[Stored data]
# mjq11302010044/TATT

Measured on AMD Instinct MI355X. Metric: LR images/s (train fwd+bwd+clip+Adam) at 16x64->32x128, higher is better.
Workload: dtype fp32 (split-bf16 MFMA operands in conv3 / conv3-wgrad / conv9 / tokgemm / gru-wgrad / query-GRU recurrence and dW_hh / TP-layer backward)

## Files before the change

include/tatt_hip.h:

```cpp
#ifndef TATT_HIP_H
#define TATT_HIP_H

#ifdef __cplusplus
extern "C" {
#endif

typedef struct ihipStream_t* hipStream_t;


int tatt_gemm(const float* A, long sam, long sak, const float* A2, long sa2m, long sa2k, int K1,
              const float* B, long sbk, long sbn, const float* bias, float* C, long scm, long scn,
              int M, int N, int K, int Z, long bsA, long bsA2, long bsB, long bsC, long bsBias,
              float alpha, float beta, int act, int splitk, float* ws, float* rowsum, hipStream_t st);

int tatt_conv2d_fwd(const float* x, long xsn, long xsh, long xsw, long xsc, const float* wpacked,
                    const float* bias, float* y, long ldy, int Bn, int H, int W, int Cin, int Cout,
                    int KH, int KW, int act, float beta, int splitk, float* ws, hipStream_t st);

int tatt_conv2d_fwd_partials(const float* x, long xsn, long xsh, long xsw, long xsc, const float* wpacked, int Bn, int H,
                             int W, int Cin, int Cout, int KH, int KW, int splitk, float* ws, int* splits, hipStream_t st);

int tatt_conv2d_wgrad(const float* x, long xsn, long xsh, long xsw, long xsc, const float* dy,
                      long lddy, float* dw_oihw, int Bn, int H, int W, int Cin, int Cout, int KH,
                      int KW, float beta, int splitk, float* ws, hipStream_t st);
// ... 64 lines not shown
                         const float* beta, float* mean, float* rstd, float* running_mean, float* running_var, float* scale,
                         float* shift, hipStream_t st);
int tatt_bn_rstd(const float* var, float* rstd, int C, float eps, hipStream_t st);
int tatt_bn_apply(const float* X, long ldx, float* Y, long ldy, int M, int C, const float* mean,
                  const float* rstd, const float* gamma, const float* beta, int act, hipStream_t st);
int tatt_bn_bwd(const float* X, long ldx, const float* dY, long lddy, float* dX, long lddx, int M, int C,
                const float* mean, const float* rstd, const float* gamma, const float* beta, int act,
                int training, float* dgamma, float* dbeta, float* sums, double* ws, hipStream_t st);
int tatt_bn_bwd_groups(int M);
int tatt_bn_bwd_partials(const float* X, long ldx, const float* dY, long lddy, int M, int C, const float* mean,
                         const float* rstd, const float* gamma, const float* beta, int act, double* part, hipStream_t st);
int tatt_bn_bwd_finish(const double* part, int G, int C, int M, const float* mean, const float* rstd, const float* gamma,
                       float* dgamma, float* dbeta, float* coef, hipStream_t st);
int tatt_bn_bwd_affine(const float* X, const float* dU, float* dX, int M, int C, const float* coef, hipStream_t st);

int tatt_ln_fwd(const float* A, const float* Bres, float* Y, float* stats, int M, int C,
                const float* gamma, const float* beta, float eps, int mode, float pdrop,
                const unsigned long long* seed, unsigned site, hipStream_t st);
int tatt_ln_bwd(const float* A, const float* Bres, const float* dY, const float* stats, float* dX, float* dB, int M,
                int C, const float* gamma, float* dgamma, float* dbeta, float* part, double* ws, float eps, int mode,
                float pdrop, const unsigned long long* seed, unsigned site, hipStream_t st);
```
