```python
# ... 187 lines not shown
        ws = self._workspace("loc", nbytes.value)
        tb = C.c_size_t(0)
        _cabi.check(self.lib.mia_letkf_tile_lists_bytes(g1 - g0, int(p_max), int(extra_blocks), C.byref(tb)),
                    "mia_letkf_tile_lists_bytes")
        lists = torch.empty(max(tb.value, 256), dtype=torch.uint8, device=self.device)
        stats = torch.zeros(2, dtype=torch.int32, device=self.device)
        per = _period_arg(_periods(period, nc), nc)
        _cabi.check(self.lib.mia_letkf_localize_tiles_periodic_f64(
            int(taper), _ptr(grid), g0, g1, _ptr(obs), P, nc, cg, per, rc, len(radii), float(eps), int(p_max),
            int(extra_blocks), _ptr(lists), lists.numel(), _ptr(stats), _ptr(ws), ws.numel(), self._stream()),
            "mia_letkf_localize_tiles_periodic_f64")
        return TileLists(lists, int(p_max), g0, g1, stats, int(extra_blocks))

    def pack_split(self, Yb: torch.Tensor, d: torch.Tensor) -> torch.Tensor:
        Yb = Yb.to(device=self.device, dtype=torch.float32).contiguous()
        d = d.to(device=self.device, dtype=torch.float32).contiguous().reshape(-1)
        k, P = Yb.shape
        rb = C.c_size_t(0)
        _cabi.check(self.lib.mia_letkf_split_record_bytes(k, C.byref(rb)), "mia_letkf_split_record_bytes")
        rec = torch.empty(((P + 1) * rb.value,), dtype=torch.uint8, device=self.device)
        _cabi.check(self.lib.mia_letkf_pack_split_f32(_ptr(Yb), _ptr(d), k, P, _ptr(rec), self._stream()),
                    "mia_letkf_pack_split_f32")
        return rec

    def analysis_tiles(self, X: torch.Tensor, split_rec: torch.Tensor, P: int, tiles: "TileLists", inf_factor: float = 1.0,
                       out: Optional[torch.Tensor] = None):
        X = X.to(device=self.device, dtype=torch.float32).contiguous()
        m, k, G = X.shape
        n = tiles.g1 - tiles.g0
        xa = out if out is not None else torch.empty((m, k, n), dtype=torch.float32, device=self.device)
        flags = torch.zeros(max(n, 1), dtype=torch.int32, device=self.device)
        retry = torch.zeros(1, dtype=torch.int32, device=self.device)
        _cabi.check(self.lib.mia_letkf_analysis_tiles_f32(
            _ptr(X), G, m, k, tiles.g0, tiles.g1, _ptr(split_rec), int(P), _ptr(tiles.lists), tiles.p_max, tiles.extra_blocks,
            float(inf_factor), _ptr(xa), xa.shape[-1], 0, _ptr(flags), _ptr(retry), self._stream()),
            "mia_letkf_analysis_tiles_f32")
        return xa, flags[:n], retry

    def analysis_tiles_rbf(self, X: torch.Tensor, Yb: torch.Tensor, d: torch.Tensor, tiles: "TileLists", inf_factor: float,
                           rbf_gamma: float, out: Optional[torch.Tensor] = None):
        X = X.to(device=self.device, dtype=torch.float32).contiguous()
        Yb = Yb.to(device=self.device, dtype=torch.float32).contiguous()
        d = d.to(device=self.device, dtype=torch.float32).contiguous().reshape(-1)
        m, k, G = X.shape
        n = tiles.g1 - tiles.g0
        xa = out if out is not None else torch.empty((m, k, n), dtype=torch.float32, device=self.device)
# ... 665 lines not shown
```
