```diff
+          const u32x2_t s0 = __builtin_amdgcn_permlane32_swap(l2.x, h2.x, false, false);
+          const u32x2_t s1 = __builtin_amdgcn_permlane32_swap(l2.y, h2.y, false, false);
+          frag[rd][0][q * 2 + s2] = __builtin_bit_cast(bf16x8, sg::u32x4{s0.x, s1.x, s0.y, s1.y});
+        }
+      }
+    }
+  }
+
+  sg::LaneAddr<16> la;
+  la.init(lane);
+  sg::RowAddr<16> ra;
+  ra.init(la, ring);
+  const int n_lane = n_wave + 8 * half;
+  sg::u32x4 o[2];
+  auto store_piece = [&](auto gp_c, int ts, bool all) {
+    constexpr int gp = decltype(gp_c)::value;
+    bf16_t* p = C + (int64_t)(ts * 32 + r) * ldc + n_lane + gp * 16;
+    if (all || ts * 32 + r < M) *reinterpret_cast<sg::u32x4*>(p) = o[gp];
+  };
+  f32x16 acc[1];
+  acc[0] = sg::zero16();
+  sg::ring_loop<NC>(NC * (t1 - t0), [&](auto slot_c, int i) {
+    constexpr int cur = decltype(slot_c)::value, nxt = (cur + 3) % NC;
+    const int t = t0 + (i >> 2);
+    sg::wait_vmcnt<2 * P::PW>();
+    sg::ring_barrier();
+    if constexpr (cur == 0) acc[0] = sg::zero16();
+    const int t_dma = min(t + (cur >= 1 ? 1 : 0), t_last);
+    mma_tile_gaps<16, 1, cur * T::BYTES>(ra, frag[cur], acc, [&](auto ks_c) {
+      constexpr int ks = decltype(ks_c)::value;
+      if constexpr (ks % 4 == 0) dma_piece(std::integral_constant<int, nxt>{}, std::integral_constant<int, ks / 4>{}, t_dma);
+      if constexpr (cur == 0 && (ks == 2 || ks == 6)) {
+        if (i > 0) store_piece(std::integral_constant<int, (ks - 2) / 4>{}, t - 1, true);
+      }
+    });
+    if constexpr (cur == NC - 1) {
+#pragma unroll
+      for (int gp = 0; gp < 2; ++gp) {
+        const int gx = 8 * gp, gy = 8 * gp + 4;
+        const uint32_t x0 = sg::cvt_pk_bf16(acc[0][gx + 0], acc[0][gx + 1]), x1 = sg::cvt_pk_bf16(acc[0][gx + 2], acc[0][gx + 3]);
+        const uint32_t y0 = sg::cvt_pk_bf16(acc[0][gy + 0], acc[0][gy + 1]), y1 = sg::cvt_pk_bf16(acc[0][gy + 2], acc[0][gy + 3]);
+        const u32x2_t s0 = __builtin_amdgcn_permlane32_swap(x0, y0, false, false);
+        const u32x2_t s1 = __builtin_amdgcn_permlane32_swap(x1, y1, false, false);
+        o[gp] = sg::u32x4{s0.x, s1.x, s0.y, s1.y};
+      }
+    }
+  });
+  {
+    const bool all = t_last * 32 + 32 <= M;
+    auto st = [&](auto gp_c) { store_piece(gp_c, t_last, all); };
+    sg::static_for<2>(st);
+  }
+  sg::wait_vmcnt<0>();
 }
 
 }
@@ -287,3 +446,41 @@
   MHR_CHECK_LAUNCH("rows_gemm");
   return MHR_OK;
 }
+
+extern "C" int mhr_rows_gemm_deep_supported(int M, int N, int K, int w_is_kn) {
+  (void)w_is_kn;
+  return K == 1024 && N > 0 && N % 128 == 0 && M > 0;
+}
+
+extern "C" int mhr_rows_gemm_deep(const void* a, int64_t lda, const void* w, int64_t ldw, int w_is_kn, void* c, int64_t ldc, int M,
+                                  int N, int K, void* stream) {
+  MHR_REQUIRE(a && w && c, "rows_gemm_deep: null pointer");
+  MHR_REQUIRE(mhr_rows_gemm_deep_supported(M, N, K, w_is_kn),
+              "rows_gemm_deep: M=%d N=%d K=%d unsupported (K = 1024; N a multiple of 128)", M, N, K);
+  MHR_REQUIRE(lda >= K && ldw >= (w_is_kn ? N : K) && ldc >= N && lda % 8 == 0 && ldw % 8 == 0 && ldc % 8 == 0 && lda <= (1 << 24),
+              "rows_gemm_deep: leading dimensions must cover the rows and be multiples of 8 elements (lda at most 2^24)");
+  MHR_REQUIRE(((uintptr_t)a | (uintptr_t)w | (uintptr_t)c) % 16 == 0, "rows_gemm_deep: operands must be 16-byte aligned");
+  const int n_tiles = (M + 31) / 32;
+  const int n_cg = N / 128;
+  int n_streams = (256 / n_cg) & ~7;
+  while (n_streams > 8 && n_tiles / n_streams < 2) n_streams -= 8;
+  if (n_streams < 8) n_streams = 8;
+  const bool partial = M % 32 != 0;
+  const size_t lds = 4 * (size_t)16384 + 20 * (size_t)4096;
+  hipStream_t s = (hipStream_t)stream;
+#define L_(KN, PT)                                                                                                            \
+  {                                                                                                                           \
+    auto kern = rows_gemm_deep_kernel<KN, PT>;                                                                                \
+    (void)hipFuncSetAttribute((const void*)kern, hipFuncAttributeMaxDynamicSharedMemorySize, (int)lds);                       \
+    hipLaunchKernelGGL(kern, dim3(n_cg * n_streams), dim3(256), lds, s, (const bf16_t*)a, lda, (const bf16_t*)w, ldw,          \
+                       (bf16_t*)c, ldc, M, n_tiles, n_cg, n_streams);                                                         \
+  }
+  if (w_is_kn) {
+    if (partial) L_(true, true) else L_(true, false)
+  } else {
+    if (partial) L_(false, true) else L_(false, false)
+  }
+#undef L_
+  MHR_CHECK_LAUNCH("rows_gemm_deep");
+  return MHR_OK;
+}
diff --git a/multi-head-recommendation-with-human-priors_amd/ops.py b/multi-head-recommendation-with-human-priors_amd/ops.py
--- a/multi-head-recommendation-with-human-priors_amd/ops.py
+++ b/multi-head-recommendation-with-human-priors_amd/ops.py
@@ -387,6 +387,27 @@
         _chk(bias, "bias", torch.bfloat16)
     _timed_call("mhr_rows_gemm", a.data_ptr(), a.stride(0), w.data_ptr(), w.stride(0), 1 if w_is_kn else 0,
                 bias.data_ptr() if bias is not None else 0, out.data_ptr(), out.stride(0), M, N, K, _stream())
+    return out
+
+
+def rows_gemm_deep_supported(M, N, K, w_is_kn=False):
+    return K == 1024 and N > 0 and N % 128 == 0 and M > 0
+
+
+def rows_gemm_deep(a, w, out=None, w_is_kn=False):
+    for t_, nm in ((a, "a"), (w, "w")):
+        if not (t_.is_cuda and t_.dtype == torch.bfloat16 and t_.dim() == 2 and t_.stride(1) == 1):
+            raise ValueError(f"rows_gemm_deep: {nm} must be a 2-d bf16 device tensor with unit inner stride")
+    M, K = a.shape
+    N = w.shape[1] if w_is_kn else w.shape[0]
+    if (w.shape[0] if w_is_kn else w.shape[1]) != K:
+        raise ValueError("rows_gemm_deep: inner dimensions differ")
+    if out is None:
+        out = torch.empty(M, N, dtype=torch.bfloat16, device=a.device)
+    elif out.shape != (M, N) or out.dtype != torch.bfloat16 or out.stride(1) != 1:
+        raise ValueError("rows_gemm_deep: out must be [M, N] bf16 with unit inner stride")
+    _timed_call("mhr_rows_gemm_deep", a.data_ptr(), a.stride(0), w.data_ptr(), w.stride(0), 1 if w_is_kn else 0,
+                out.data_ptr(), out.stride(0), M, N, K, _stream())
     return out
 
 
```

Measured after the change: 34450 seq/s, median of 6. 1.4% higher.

__Problem statement__. Check every line above for the string "with" and copy those that have it.

__Task output__.
diff --git a/multi-head-recommendation-with-human-priors_amd/ops.py b/multi-head-recommendation-with-human-priors_amd/ops.py
--- a/multi-head-recommendation-with-human-priors_amd/ops.py
+++ b/multi-head-recommendation-with-human-priors_amd/ops.py
+            raise ValueError(f"rows_gemm_deep: {nm} must be a 2-d bf16 device tensor with unit inner stride")
+        raise ValueError("rows_gemm_deep: out must be [M, N] bf16 with unit inner stride")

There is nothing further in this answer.